Records supplied

========================================================================

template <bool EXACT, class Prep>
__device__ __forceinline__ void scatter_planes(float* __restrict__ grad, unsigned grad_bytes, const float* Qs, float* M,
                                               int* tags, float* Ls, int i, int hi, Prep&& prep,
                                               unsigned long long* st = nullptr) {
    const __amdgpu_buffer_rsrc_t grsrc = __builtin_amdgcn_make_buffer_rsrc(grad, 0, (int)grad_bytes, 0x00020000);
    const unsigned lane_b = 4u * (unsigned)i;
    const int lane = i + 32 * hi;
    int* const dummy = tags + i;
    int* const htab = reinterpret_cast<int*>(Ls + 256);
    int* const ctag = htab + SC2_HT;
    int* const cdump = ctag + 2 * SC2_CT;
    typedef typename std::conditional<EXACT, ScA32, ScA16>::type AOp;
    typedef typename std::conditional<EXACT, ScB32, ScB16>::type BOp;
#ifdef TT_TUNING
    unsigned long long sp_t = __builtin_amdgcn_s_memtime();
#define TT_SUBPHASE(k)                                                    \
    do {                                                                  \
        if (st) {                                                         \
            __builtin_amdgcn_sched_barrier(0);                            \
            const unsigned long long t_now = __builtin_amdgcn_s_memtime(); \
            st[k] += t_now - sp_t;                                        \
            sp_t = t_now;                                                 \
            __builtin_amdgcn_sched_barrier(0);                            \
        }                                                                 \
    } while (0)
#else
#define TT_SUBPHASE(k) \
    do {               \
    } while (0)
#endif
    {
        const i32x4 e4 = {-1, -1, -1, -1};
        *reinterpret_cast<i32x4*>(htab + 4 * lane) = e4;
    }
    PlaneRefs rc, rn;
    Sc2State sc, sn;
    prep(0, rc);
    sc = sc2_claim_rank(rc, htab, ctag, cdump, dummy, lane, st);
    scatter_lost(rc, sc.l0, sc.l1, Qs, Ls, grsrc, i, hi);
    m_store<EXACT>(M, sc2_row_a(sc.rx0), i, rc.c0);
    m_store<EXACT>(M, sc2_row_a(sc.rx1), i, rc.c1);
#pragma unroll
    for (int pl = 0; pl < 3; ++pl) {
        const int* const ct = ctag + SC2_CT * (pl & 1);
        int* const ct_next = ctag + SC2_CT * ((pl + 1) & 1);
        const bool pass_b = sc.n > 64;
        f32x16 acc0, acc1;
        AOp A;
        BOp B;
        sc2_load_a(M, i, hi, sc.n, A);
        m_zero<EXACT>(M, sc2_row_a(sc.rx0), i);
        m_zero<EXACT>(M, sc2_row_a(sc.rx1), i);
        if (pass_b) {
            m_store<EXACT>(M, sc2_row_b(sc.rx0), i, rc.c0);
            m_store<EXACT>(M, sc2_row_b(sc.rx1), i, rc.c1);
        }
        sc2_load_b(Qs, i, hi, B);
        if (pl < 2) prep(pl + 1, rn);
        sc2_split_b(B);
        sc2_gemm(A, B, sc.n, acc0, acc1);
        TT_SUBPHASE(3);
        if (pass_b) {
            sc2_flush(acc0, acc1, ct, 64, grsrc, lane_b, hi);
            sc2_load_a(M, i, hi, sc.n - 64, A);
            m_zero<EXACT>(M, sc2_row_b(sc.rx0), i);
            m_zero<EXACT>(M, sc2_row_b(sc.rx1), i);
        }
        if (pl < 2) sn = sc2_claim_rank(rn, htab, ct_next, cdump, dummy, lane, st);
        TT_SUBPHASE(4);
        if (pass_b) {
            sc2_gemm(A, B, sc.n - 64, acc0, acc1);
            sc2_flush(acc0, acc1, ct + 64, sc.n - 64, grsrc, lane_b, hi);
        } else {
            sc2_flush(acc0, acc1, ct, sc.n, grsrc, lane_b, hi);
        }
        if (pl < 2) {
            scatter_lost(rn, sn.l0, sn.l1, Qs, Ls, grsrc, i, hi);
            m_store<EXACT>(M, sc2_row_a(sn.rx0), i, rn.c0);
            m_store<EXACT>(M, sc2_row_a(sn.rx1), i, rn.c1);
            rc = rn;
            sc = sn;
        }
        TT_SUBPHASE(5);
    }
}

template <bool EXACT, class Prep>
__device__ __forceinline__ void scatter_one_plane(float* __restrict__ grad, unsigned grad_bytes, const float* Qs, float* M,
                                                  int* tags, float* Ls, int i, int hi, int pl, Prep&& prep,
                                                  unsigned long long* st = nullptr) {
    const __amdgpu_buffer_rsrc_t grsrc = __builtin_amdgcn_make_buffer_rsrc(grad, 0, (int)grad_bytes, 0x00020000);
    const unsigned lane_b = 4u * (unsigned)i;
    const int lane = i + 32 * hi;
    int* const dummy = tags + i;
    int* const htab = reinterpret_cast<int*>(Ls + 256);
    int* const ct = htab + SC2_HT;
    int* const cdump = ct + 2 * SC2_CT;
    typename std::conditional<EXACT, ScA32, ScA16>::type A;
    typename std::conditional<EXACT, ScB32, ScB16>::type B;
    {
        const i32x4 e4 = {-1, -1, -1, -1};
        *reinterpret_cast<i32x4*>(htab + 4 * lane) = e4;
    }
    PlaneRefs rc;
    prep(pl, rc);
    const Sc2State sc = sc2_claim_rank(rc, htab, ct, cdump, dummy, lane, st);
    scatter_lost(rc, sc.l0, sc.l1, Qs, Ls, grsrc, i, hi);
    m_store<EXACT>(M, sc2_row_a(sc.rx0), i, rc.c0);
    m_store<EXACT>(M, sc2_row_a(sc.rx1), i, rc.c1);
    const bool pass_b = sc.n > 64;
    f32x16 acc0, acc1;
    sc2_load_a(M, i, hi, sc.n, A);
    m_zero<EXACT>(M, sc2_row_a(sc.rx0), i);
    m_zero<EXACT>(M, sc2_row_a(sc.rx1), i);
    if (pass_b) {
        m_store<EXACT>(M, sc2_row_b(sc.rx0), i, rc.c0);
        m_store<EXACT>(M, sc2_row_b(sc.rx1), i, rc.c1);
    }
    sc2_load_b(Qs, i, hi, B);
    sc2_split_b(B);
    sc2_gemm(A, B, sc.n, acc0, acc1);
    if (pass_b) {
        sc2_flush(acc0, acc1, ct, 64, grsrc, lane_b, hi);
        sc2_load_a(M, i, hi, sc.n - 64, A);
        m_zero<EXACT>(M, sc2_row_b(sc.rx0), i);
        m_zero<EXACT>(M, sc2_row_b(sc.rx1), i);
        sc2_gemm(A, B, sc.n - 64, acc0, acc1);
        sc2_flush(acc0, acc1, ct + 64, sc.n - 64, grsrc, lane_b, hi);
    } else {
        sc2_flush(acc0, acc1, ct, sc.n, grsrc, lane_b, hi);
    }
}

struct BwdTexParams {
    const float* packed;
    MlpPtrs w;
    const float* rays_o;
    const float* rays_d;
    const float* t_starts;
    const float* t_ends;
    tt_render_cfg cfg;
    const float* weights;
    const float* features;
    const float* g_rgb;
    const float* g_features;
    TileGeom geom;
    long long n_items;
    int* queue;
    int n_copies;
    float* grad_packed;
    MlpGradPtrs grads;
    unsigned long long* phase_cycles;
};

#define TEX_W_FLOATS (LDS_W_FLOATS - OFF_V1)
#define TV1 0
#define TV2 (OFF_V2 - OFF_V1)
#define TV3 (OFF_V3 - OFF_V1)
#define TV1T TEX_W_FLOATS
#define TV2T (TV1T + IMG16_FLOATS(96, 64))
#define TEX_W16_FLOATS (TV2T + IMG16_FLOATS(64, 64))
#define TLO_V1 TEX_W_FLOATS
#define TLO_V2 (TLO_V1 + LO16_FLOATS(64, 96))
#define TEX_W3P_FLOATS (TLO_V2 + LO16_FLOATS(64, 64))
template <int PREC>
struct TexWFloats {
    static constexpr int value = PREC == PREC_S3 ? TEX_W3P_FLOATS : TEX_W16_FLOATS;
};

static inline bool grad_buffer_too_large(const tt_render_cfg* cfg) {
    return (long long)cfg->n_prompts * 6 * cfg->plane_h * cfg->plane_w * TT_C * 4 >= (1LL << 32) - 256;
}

========================================================================

Task details
Once you reach the line containing "tt_render_cfg cfg;", output that line and each one after it exactly, ending with the final line of the listing and adding nothing else.

Result
    tt_render_cfg cfg;
    const float* weights;
    const float* features;
    const float* g_rgb;
    const float* g_features;
    TileGeom geom;
    long long n_items;
    int* queue;
    int n_copies;
    float* grad_packed;
    MlpGradPtrs grads;
    unsigned long long* phase_cycles;
};

#define TEX_W_FLOATS (LDS_W_FLOATS - OFF_V1)
#define TV1 0
#define TV2 (OFF_V2 - OFF_V1)
#define TV3 (OFF_V3 - OFF_V1)
#define TV1T TEX_W_FLOATS
#define TV2T (TV1T + IMG16_FLOATS(96, 64))
#define TEX_W16_FLOATS (TV2T + IMG16_FLOATS(64, 64))
#define TLO_V1 TEX_W_FLOATS
#define TLO_V2 (TLO_V1 + LO16_FLOATS(64, 96))
#define TEX_W3P_FLOATS (TLO_V2 + LO16_FLOATS(64, 64))
template <int PREC>
struct TexWFloats {
    static constexpr int value = PREC == PREC_S3 ? TEX_W3P_FLOATS : TEX_W16_FLOATS;
};

static inline bool grad_buffer_too_large(const tt_render_cfg* cfg) {
    return (long long)cfg->n_prompts * 6 * cfg->plane_h * cfg->plane_w * TT_C * 4 >= (1LL << 32) - 256;
}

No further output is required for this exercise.